MATERIAL TO PROCESS below:

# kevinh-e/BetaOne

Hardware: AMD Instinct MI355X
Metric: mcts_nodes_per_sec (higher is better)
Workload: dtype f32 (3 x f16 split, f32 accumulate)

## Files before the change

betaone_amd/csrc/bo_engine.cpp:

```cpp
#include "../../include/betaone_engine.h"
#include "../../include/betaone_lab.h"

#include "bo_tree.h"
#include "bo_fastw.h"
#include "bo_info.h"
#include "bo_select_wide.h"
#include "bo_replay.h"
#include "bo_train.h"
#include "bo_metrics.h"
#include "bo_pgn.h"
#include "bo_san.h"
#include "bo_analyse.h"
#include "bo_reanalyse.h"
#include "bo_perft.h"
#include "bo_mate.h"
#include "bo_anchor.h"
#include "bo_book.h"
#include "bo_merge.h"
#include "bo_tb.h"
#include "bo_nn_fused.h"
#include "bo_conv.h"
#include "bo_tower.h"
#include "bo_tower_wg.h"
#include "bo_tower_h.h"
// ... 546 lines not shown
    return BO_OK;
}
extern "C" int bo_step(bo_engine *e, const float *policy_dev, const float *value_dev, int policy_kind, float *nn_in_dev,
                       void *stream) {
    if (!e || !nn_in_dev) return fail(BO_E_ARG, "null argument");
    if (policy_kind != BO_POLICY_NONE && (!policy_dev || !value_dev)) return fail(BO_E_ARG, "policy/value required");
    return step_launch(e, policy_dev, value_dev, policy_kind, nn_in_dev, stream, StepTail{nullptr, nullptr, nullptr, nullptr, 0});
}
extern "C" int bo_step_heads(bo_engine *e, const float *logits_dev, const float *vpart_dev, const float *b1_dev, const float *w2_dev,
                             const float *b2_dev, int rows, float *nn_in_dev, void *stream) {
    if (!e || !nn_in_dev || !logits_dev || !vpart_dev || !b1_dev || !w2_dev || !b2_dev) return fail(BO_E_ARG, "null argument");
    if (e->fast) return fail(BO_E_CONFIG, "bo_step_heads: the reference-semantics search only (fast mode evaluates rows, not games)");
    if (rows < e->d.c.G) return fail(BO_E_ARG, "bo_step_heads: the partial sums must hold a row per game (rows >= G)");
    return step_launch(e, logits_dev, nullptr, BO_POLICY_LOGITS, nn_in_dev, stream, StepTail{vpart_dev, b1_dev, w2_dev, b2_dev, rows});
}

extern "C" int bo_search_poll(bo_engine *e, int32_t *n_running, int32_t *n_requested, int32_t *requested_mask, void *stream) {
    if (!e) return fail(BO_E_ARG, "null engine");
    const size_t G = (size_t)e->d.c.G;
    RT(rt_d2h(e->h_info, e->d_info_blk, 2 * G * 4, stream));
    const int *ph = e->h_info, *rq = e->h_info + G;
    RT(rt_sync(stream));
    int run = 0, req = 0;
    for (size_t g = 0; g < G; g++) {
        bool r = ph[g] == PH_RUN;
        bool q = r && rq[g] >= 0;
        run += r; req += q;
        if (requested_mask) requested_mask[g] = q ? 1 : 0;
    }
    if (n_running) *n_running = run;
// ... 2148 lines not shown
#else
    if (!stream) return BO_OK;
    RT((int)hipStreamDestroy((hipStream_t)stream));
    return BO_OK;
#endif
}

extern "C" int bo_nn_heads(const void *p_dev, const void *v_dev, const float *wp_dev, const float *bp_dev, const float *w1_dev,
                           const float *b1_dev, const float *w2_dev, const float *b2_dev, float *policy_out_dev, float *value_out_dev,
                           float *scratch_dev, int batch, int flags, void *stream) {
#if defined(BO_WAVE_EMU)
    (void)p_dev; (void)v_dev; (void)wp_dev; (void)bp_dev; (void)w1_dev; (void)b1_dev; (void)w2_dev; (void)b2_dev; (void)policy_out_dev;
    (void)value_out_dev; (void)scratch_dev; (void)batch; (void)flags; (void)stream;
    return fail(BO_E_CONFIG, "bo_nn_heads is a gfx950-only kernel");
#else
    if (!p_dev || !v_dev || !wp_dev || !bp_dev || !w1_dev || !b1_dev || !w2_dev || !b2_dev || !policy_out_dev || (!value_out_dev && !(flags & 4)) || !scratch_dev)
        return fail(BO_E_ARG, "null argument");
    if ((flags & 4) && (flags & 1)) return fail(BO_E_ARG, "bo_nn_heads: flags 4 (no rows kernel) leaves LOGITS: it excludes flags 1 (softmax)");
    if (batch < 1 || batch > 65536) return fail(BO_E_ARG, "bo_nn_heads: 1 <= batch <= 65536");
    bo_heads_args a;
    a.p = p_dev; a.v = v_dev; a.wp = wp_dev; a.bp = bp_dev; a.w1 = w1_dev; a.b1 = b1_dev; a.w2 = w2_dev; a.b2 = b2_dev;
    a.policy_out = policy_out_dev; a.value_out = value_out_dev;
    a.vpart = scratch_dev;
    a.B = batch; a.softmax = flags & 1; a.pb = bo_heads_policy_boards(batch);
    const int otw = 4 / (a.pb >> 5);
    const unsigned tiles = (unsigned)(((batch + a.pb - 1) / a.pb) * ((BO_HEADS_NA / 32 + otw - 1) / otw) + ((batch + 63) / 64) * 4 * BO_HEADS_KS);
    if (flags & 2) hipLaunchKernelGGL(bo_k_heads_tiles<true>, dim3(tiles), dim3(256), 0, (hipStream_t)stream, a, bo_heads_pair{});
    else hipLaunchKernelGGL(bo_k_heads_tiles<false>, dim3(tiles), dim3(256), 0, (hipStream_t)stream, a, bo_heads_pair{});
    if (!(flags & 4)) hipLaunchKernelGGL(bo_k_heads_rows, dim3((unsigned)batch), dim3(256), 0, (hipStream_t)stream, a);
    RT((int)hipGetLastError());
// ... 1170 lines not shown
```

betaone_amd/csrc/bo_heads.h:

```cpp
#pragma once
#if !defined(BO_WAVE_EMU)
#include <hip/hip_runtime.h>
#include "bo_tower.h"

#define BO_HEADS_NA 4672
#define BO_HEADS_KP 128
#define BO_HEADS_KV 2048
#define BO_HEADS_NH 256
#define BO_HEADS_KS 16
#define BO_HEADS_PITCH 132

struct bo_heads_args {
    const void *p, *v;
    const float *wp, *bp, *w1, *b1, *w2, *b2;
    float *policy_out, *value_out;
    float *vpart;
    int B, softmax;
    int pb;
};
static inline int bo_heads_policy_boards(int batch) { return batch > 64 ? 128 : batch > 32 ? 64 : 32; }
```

End of MATERIAL TO PROCESS.

INSTRUCTIONS FOR THE TASK: Each line of the listing that contains the word "unsigned" must be copied.

RESPONSE AREA:
    const unsigned tiles = (unsigned)(((batch + a.pb - 1) / a.pb) * ((BO_HEADS_NA / 32 + otw - 1) / otw) + ((batch + 63) / 64) * 4 * BO_HEADS_KS);
    if (!(flags & 4)) hipLaunchKernelGGL(bo_k_heads_rows, dim3((unsigned)batch), dim3(256), 0, (hipStream_t)stream, a);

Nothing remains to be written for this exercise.